S-layer, surface-accessible, and concanavalin A binding proteins of Methanosarcina acetivorans and Methanosarcina mazei.

Deborah R Francoleon1, Pinmanee Boontheung, Yanan Yang, UnMi Kin, A Jimmy Ytterberg, Patricia A Denny, Paul C Denny, Joseph A Loo, Robert P Gunsalus, Rachel R Ogorzalek Loo.   

Abstract

The outermost cell envelope structure of many archaea and bacteria contains a proteinaceous lattice termed the surface layer or S-layer. It is typically composed of only one or two abundant, often posttranslationally modified proteins that self-assemble to form the highly organized arrays. Surprisingly, over 100 proteins were annotated to be S-layer components in the archaeal species Methanosarcina acetivorans C2A and Methanosarcina mazei Gö1, reflecting limitations of current predictions. An in vivo biotinylation methodology was devised to affinity tag surface-exposed proteins while overcoming unique challenges in working with these fragile organisms. Cells were adapted to growth under N2 fixing conditions, thus, minimizing free amines reactive to the NHS-label, and high pH media compatible with the acylation chemistry was used. A 3-phase separation procedure was employed to isolate intact, labeled cells from lysed-cell derived proteins. Streptavidin affinity enrichment followed by stringent wash conditions removed nonspecifically bound proteins. This methodology revealed S-layer proteins in M. acetivorans C2A and M. mazei Gö1 to be MA0829 and MM1976, respectively.
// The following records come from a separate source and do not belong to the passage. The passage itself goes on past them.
extern "C" int gspx_ctx_get_option(gspx_ctx* ctx, const char* key, int64_t* value) {
  if (!ctx || !value) return set_err(GSPX_ERR_INVALID, "null argument");
  if (key && !strcmp(key, "retired_va_mb")) {
    *value = (int64_t)(g_retired_va_bytes.load() >> 20);
    return GSPX_OK;
  }
  int64_t* s = option_slot(ctx->opt, key);
  if (!s) return set_err(GSPX_ERR_INVALID, "unknown option '%s'", key ? key : "(null)");
  *value = *s;
  return GSPX_OK;
}

extern "C" int gspx_buf_alloc(gspx_ctx* ctx, int64_t bytes, gspx_buf** out) {
  if (!ctx || !out || bytes < 0) return set_err(GSPX_ERR_INVALID, "gspx_buf_alloc: bad argument");
  *out = nullptr;
  HIPCHK(hipSetDevice(ctx->device));
  gspx_buf* b = new gspx_buf();
  b->ctx = ctx;
  b->bytes = bytes;
  int rc = b->mem.alloc((size_t)bytes);
  if (rc != GSPX_OK) {
    delete b;
    return rc;
  }
  *out = b;
  return GSPX_OK;
}

extern "C" int gspx_buf_free(gspx_buf* b) {
  if (!b) return GSPX_OK;
  (void)hipSetDevice(b->ctx->device);
  (void)hipStreamSynchronize(b->ctx->stream);
  delete b;
  return GSPX_OK;
}

static int staged_copy(gspx_ctx* ctx, unsigned char* dev, unsigned char* host, size_t bytes, bool to_device) {
// ... 898 lines not shown
  const size_t total = (size_t)N * (ld / VEC);
  const unsigned nb = (unsigned)std::min<size_t>((total + 255) / 256, 16384);
  if (nb == 0) return;
  constexpr int NFB = 8;
  for (int f0 = 0; f0 < nf; f0 += NFB) {
    const int here = std::min(NFB, nf - f0);
    hipLaunchKernelGGL((k_combine<T, VEC, NFB>), dim3(nb), dim3(256), 0, st, slots, nslots,
                       slot_stride, cf, M, f0, here, N, ld, y, ldy, plane_y, perm, 0, pitch);
  }
}

template <typename T>
static void launch_combine(const T* slots, int nslots, size_t slot_stride, const T* cf, int M,
                           int nf, int N, unsigned ld, T* y, unsigned ldy, size_t plane_y,
                           const int* perm, int vec, hipStream_t st, unsigned pitch = 0) {
  if (!pitch) pitch = ld;
  if constexpr (sizeof(T) == 4) {
    if (vec == 4)
      return launch_combine_v<T, 4>(slots, nslots, slot_stride, cf, M, nf, N, ld, y, ldy, plane_y,
                                    perm, st, pitch);
  }
  if (vec == 2)
    return launch_combine_v<T, 2>(slots, nslots, slot_stride, cf, M, nf, N, ld, y, ldy, plane_y,
                                  perm, st, pitch);
  return launch_combine_v<T, 1>(slots, nslots, slot_stride, cf, M, nf, N, ld, y, ldy, plane_y,
                                perm, st, pitch);
}

template <typename T> static int ensure_factor(gspx_graph* g, double lmax) {
  if (g->fval_lmax == lmax) return GSPX_OK;
  gspx_ctx* ctx = g->ctx;
  const int N = (int)g->N;
  const T a1 = (T)(lmax / 2.0), a2 = (T)(lmax / 2.0);
  const T two_over_a1 = T(2) / a1;
  const int nb = std::max(1, (N + 255) / 256);
  if (N > 0)
    hipLaunchKernelGGL((k_factor<T>), dim3(nb), dim3(256), 0, ctx->stream, g->rptr.as<int>(),
                       g->rcol.as<int>(), g->rval.as<T>(), N, two_over_a1, a2, g->fval.as<T>());
  HIPCHK(hipGetLastError());
  g->fval_lmax = lmax;
  return GSPX_OK;
}

static hipEvent_t pool_event(gspx_ctx* ctx, size_t& i_ref) {
  size_t i = i_ref - 1;
  if (i >= 1024) {
    i = 1020 + (i & 3);
    i_ref = i + 1;
  }
  while (ctx->ev_pool.size() <= i) {
    hipEvent_t e = nullptr;
    if (hipEventCreate(&e) != hipSuccess) return nullptr;
    ctx->ev_pool.push_back(e);
  }
  return ctx->ev_pool[i];
}

__global__ void k_s1nat(const int* __restrict__ s1, const int* __restrict__ perm, int n, int* __restrict__ nat) {
  const int i = blockIdx.x * 256 + threadIdx.x;
  if (i < n) nat[i] = perm[s1[i]];
}
static int ensure_s1nat(gspx_graph* g, hipStream_t st) {
  if (g->gt_s1nat.p || !g->has_perm) return GSPX_OK;
  CHK(g->gt_s1nat.alloc((size_t)std::max(g->gt_ns1, 1) * 4 + 64));
  if (g->gt_ns1 > 0)
    hipLaunchKernelGGL(k_s1nat, dim3((g->gt_ns1 + 255) / 256), dim3(256), 0, st, g->gt_s1rows.as<int>(),
                       g->perm.as<int>(), g->gt_ns1, g->gt_s1nat.as<int>());
  return GSPX_OK;
}

template <typename T> static bool tile_geometry(const gspx_graph* g, const Options& opt, unsigned ld) {
  constexpr int TVEC = 16 / (int)sizeof(T);
  const size_t U = (size_t)g->N * ld;
  return opt.tile_gather && g->gt_rows == GSPX_TILE_BR && (size_t)ld * sizeof(T) >= (size_t)opt.tile_min_row &&
         (ld % TVEC) == 0 && U * sizeof(T) < ((size_t)1 << 31) && (size_t)g->nnz_int * sizeof(T) < ((size_t)1 << 31);
}
template <typename T>
static bool tile_usable(const gspx_graph* g, const Options& opt, unsigned ld, const T* y, unsigned ldy) {
  constexpr int TVEC = 16 / (int)sizeof(T);
  return tile_geometry<T>(g, opt, ld) && (ldy % TVEC) == 0 && (((uintptr_t)y / sizeof(T)) % TVEC) == 0;
}
template <typename T>
static int launch_step_tile(gspx_graph* g, const Options& opt, TileArgs<T> t, unsigned ld, hipStream_t st,
                            const T* vals = nullptr) {
  const size_t rowb = (size_t)ld * sizeof(T);
  int lg = rowb <= 16 ? 1 : rowb <= 32 ? 2 : rowb <= 64 ? 4 : rowb <= 128 ? 8 : 16;
  if (opt.tile_lg == 8 || opt.tile_lg == 4 || opt.tile_lg == 2) lg = rowb <= 128 ? std::max(lg, (int)opt.tile_lg) : 16;
  const bool narrow = lg < 16;
  const int ncol = narrow ? 1 : (int)((rowb + 255) / 256);
  const int flavour = t.old_rows ? 1 : t.nin > 0 ? 2 : 0;
  typedef void (*kern_t)(const TileArgs<T>);
  static const kern_t wide[3][3] = {
      {k_step_tile<T, 0>, k_step_tile<T, 1>, k_step_tile<T, 2>},
      {k_step_tile<T, 0, 16, true>, k_step_tile<T, 1, 16, true>, k_step_tile<T, 2, 16, true>},
      {k_step_tile<T, 0, 16, false, true>, k_step_tile<T, 1, 16, false, true>, k_step_tile<T, 2, 16, false, true>}};
  static const kern_t slim[3][4] = {
      {k_step_tile<T, 1, 1, false, false, 64>, k_step_tile<T, 1, 2, false, false, 128>,
       k_step_tile<T, 1, 4, false, false, 256>, k_step_tile<T, 1, 8>},
      {k_step_tile<T, 1, 1, true, false, 64>, k_step_tile<T, 1, 2, true, false, 128>,
       k_step_tile<T, 1, 4, true, false, 256>, k_step_tile<T, 1, 8, true>},
      {k_step_tile<T, 1, 1, false, true, 64>, k_step_tile<T, 1, 2, false, true, 128>,
       k_step_tile<T, 1, 4, false, true, 256>, k_step_tile<T, 1, 8, false, true>}};
  kern_t kern = narrow ? slim[flavour][lg == 1 ? 0 : lg == 2 ? 1 : lg == 4 ? 2 : 3] : wide[flavour][ncol <= 2 ? ncol : 0];
  unsigned threads = narrow ? 64u * (unsigned)lg : 512u;
  bool mix = false;
  if (opt.calib_mix && !narrow && flavour == 0) {
    static const kern_t mixk[2][3] = {
        {k_step_tile<T, 0, 16, false, false, 512, 16, 1>, k_step_tile<T, 1, 16, false, false, 512, 16, 1>,
         k_step_tile<T, 2, 16, false, false, 512, 16, 1>},
        {k_step_tile<T, 0, 16, false, false, 512, 16, 2>, k_step_tile<T, 1, 16, false, false, 512, 16, 2>,
         k_step_tile<T, 2, 16, false, false, 512, 16, 2>}};
    kern = mixk[opt.calib_mix == 2 ? 1 : 0][ncol <= 2 ? ncol : 0];
    mix = true;
  }
  const int pieces = (int)(rowb / 16);
  if (opt.tile_regroup && ncol == 1 && flavour != 1 && pieces < lg && !mix) {
#define GSPX_CL(LG_, CL_, NT_) \
  (flavour == 2 ? (kern_t)k_step_tile<T, 1, LG_, false, true, NT_, CL_> : (kern_t)k_step_tile<T, 1, LG_, false, false, NT_, CL_>)
    kern_t k2 = nullptr;
    unsigned nt2 = 0;
    if (lg == 4 && pieces == 3) k2 = GSPX_CL(4, 3, 192), nt2 = 192;
    else if (lg == 8 && pieces == 5) k2 = GSPX_CL(8, 5, 320), nt2 = 320;
    else if (lg == 16 && pieces == 10) k2 = GSPX_CL(16, 10, 320), nt2 = 320;
#undef GSPX_CL
    if (k2) kern = k2, threads = nt2;
  }
  size_t lds = g->gt_lds;
  if (lg < 8)
    lds = std::min(lds, (size_t)GSPX_TILE_MAXN1 * 16 * lg + (((size_t)g->gt_entmax * sizeof(T) + 15) & ~(size_t)15) +
                            (((size_t)g->gt_entmax + 15) & ~(size_t)15) + 64);
  if (lg < 8) lds = (lds + 2047) & ~(size_t)2047;
  int per_cu = 2;
  {
    struct Known { size_t attr = 0; std::map<size_t, int> fit; };
    static std::map<std::pair<const void*, int>, Known> known;
    static std::mutex lds_mu;
    std::lock_guard<std::mutex> lock(lds_mu);
    Known& k = known[std::make_pair((const void*)kern, g->ctx->device)];
    if (k.attr < lds) {
      HIPCHK(hipFuncSetAttribute((const void*)kern, hipFuncAttributeMaxDynamicSharedMemorySize, (int)lds));
      k.attr = lds;
    }
    if (lg < 8) {
      auto it = k.fit.find(lds);
      if (it == k.fit.end()) {
        int fit = 2;
        HIPCHK(hipOccupancyMaxActiveBlocksPerMultiprocessor(&fit, (const void*)kern, (int)threads, lds));
        it = k.fit.emplace(lds, std::max(2, std::min(fit, 16))).first;
      }
      per_cu = it->second;
    }
  }
  t.rowptr = g->rptr.as<int>();
  t.col = g->rcol.as<int>();
  t.val = vals ? vals : g->fval.as<T>();
  t.hdr = g->gt_hdr.as<int>();
  if (!t.s1rows) t.s1rows = g->gt_s1rows.as<int>();
  t.lidx = g->gt_lidx.as<unsigned char>();
  t.N = (int)g->N;
  t.ld = ld;
  t.panel_bytes = (unsigned)((size_t)g->N * ld * sizeof(T));
  t.val_bytes = (unsigned)((size_t)g->nnz_int * sizeof(T));
  t.lidx_bytes = (unsigned)((size_t)g->nnz_int);
  t.nb = g->gt_nb;
  t.ncol = ncol;
  t.per_xcd = (t.nb + 7) / 8;
  t.lds_bytes = (int)lds;
  unsigned nwg = (unsigned)std::max<int64_t>(8, ((int64_t)per_cu * g->ctx->cu_count) / 8 * 8);
  if (opt.tile_workgroups > 0)
    nwg = (unsigned)std::max<int64_t>(8, std::min<int64_t>(opt.tile_workgroups, 1 << 20) / 8 * 8);
  nwg = std::min(nwg, 8u * (unsigned)std::max(t.per_xcd, 1));
  t.nt = opt.tile_nt >= 0 ? (int)opt.tile_nt : ((size_t)g->N * ld * sizeof(T) >= ((size_t)192 << 20) ? 5 : 0);
  hipLaunchKernelGGL(kern, dim3(nwg), dim3(threads), lds, st, t);
  return GSPX_OK;
}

Each was demonstrated to exist as multiple glycosylated forms using SDS-PAGE coupled with glycoprotein-specific staining, and by interaction with the lectin, Concanavalin A. A number of additional surface-exposed proteins and glycoproteins were identified and included all three subunits of the thermosome: the latter suggests that the chaperonin complex is both surface- and cytoplasmically localized. This approach provides an alternative strategy to study surface proteins in the archaea.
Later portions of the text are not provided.